### What needs to be done
Each line below from the one containing "unsigned toff[16];" through the one containing "const int s_end" is to be given again exactly, and no line outside that span.

### Records provided

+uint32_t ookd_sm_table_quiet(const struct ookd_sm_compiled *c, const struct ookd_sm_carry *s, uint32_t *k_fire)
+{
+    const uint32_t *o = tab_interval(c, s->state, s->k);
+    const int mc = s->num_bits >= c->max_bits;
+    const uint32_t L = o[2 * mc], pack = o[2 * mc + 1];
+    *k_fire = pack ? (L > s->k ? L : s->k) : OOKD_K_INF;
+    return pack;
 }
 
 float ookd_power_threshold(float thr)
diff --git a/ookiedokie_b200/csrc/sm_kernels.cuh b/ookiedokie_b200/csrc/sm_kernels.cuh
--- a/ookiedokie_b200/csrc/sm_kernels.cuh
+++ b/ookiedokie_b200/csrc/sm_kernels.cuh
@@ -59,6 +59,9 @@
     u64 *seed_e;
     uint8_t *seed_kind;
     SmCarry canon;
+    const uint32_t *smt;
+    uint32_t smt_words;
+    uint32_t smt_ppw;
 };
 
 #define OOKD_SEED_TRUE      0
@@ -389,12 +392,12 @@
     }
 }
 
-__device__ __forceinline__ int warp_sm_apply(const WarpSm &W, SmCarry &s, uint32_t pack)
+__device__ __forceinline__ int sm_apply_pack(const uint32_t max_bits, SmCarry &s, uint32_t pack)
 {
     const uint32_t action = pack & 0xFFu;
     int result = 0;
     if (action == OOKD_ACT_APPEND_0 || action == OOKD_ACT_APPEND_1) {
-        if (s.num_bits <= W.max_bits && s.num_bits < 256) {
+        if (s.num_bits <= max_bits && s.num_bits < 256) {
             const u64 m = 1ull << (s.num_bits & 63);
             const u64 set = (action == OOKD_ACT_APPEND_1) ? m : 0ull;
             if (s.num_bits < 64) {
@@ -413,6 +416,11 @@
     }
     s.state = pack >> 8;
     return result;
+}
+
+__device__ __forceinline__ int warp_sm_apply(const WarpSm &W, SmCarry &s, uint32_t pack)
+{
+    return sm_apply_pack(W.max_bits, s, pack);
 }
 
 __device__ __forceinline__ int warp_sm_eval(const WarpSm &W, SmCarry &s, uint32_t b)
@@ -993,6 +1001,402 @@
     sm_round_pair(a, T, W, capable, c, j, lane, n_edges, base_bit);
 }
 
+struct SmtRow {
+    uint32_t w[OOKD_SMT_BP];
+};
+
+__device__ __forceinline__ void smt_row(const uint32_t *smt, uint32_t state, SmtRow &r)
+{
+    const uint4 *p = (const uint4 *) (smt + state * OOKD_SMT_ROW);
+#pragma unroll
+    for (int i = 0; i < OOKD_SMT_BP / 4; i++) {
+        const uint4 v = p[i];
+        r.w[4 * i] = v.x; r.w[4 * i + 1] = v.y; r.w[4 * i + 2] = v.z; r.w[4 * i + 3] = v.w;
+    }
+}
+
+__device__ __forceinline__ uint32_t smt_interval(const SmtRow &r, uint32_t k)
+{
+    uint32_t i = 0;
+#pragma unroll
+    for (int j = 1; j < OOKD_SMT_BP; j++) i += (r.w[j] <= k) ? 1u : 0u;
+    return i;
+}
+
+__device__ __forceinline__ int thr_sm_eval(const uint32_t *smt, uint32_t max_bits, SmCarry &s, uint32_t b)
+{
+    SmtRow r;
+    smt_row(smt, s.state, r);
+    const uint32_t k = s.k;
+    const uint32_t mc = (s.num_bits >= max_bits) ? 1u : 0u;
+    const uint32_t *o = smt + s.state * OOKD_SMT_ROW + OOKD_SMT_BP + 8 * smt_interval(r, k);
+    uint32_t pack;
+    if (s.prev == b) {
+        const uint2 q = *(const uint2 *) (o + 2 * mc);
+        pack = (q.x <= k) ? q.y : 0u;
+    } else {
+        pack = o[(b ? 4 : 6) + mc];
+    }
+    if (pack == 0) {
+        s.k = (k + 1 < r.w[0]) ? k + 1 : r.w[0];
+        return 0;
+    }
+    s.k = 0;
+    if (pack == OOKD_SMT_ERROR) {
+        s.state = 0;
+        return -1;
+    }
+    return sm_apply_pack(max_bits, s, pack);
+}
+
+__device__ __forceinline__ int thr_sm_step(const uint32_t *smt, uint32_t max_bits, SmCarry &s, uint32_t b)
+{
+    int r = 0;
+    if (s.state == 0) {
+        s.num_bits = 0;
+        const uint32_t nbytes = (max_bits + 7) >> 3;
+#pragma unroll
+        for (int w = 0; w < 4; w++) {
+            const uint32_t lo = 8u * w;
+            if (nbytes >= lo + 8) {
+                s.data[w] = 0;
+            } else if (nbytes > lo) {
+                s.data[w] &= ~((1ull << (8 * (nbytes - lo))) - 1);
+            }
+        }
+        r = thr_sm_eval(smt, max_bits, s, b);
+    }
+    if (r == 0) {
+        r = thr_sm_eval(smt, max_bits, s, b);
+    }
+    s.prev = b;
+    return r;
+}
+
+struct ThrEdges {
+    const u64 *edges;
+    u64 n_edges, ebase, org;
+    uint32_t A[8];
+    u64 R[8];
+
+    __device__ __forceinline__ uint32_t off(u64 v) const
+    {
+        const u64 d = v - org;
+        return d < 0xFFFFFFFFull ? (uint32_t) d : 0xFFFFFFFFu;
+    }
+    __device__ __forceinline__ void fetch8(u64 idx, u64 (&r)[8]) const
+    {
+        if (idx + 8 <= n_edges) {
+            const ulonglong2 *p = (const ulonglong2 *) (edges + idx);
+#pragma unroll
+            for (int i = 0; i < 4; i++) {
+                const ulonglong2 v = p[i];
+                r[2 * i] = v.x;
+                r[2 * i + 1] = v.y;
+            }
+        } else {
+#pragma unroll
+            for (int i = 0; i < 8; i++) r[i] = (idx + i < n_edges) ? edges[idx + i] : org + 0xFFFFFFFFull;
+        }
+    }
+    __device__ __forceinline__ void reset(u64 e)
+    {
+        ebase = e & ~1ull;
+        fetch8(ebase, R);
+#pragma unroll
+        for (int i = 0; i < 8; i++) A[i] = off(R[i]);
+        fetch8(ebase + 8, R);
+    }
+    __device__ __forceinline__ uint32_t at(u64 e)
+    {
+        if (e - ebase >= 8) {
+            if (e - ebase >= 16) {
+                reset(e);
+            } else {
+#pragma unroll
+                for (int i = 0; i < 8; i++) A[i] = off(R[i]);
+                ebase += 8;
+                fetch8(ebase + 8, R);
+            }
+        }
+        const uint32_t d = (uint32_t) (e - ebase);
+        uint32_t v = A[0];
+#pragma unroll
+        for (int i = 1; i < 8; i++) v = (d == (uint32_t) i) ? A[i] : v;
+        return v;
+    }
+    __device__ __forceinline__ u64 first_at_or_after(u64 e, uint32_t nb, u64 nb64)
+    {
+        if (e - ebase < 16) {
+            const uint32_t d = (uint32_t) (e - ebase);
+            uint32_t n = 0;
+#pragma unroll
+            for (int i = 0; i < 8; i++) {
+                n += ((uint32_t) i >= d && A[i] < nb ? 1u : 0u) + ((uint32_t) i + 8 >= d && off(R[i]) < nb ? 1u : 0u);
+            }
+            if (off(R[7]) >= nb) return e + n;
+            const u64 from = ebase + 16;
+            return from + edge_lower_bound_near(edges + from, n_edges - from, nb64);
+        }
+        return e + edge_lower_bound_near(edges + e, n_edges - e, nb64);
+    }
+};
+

---

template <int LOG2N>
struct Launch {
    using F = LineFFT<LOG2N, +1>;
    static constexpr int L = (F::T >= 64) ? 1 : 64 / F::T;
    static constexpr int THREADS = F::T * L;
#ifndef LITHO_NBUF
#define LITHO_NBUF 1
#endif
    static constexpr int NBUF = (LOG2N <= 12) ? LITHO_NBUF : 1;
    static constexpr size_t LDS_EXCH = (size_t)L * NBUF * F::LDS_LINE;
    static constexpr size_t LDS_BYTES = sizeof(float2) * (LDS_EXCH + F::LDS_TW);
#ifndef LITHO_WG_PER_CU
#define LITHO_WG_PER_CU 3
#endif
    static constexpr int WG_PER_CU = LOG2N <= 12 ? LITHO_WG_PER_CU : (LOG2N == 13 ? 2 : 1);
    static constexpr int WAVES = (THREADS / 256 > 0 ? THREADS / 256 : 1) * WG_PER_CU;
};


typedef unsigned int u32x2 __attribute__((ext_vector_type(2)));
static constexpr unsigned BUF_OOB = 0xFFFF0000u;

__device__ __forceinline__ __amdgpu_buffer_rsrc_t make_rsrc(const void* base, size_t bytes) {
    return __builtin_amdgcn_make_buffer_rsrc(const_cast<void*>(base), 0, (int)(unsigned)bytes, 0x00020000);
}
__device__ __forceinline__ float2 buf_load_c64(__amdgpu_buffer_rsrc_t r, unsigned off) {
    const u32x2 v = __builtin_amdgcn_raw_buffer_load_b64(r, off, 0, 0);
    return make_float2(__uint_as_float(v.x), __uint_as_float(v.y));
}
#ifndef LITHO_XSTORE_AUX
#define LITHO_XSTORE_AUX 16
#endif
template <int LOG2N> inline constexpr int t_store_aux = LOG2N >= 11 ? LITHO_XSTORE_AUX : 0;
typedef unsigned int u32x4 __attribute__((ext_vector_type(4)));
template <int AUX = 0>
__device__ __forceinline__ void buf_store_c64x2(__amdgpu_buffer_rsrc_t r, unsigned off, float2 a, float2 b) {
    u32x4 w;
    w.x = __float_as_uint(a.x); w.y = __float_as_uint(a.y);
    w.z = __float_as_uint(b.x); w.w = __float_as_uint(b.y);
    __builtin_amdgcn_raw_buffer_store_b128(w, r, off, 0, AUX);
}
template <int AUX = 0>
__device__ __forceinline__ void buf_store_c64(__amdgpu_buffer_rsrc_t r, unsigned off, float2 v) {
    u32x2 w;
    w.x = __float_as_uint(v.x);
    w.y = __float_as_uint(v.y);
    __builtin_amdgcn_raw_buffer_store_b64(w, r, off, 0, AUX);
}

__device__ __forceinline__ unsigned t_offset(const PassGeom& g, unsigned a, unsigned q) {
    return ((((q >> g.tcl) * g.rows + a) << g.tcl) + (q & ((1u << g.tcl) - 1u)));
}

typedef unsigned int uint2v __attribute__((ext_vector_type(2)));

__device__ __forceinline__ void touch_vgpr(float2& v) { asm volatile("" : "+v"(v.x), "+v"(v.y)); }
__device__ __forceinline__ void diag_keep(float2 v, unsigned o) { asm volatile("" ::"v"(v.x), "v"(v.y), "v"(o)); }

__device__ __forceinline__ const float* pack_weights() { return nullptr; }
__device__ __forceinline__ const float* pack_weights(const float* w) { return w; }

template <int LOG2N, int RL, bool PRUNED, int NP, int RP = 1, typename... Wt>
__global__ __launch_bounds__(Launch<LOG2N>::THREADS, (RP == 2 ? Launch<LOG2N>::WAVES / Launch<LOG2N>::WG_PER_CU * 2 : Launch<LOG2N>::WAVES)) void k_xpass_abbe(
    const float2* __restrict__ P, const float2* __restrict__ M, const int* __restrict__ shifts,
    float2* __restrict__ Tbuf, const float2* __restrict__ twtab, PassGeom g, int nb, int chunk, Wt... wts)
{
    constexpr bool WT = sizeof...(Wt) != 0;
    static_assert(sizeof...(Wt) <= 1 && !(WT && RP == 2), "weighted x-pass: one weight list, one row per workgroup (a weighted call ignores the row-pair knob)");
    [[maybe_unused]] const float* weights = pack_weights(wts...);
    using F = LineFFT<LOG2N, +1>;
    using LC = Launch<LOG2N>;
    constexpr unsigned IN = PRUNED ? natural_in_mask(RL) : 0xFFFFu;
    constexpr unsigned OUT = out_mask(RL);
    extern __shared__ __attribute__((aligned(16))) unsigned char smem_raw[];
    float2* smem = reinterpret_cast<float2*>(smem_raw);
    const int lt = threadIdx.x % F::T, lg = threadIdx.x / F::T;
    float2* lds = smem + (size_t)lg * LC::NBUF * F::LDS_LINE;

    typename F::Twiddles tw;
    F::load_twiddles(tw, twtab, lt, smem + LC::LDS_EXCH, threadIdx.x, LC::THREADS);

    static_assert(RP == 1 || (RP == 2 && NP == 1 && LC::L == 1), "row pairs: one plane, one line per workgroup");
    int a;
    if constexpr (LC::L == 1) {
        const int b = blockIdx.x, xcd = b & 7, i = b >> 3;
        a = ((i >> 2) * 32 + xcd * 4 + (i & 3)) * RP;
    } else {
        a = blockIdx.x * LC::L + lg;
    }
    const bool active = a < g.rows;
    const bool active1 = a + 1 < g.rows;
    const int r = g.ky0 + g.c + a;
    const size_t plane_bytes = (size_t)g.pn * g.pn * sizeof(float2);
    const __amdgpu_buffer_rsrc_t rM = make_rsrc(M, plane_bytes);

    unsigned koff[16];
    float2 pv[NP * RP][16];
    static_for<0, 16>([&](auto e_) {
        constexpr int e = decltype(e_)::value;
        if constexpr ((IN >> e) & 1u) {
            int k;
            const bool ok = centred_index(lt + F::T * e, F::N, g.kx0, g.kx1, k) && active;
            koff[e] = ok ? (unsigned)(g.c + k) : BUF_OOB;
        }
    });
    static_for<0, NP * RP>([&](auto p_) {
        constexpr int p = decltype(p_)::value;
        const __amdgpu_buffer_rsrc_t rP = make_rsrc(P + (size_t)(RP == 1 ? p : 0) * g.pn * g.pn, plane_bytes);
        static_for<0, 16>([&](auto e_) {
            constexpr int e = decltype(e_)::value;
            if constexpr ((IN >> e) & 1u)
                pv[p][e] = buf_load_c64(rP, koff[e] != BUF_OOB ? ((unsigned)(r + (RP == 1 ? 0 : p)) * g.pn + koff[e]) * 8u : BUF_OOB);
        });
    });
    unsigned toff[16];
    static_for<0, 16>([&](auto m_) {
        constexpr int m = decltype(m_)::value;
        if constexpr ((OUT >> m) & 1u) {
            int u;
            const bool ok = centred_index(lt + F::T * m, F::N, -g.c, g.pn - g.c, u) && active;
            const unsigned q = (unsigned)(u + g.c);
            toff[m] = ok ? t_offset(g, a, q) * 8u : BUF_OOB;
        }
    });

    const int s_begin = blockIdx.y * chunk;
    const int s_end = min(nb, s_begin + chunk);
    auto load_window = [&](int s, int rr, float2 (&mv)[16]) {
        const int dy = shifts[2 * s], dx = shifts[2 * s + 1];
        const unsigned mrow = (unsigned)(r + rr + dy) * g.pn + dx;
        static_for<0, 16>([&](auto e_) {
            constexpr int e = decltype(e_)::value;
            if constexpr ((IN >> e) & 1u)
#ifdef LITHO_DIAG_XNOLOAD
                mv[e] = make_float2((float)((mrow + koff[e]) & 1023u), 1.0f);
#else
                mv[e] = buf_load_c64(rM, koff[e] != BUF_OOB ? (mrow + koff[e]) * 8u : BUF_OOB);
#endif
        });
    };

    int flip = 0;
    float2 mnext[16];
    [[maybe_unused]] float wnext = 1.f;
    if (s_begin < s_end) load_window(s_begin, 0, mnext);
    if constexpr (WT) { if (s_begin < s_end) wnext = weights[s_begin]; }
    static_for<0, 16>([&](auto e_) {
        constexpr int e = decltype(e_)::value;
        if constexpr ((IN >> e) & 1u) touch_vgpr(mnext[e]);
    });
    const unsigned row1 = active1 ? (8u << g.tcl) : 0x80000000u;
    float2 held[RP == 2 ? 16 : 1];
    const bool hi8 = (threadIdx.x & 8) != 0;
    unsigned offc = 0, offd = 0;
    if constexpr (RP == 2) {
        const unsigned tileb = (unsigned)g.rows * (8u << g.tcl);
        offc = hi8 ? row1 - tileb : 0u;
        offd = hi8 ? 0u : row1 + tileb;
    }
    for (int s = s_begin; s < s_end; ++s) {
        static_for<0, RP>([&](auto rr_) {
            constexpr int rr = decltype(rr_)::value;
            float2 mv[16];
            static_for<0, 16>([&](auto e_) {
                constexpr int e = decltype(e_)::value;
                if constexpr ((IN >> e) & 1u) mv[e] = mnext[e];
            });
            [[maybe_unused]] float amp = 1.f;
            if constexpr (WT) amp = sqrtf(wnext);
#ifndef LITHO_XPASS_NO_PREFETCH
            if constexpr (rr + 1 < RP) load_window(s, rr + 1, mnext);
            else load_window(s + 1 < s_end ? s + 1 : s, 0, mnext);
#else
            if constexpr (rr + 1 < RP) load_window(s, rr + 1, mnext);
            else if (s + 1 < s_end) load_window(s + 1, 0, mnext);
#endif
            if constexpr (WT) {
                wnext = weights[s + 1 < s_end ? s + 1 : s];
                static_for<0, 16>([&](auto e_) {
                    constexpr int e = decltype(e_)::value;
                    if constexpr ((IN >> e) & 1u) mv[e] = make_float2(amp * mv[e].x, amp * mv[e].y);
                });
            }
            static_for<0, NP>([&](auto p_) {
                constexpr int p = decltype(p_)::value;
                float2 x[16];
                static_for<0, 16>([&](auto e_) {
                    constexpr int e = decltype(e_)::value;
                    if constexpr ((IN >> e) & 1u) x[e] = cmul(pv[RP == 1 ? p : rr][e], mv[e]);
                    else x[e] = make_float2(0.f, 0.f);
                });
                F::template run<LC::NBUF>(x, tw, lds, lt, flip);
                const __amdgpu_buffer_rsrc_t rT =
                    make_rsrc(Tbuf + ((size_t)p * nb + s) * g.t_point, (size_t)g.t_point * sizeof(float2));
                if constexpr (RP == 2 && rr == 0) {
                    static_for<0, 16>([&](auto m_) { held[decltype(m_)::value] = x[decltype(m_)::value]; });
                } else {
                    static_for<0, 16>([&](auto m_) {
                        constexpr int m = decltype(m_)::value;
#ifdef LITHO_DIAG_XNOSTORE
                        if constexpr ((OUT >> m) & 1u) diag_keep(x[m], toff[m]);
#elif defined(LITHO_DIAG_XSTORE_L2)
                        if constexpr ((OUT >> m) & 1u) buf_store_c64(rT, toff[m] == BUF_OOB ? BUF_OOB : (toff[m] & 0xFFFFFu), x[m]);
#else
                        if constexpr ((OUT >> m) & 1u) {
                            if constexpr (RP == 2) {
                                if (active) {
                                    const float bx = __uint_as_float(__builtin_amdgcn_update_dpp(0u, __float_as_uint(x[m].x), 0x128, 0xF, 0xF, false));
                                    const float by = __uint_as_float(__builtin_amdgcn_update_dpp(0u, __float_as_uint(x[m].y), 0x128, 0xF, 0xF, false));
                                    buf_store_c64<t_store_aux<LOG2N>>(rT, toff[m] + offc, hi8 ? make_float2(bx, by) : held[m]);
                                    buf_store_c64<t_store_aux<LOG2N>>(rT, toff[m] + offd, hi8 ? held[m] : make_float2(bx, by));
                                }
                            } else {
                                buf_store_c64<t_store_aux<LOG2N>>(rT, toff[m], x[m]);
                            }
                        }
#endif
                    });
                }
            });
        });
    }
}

### Response below
    unsigned toff[16];
    static_for<0, 16>([&](auto m_) {
        constexpr int m = decltype(m_)::value;
        if constexpr ((OUT >> m) & 1u) {
            int u;
            const bool ok = centred_index(lt + F::T * m, F::N, -g.c, g.pn - g.c, u) && active;
            const unsigned q = (unsigned)(u + g.c);
            toff[m] = ok ? t_offset(g, a, q) * 8u : BUF_OOB;
        }
    });

    const int s_begin = blockIdx.y * chunk;
    const int s_end = min(nb, s_begin + chunk);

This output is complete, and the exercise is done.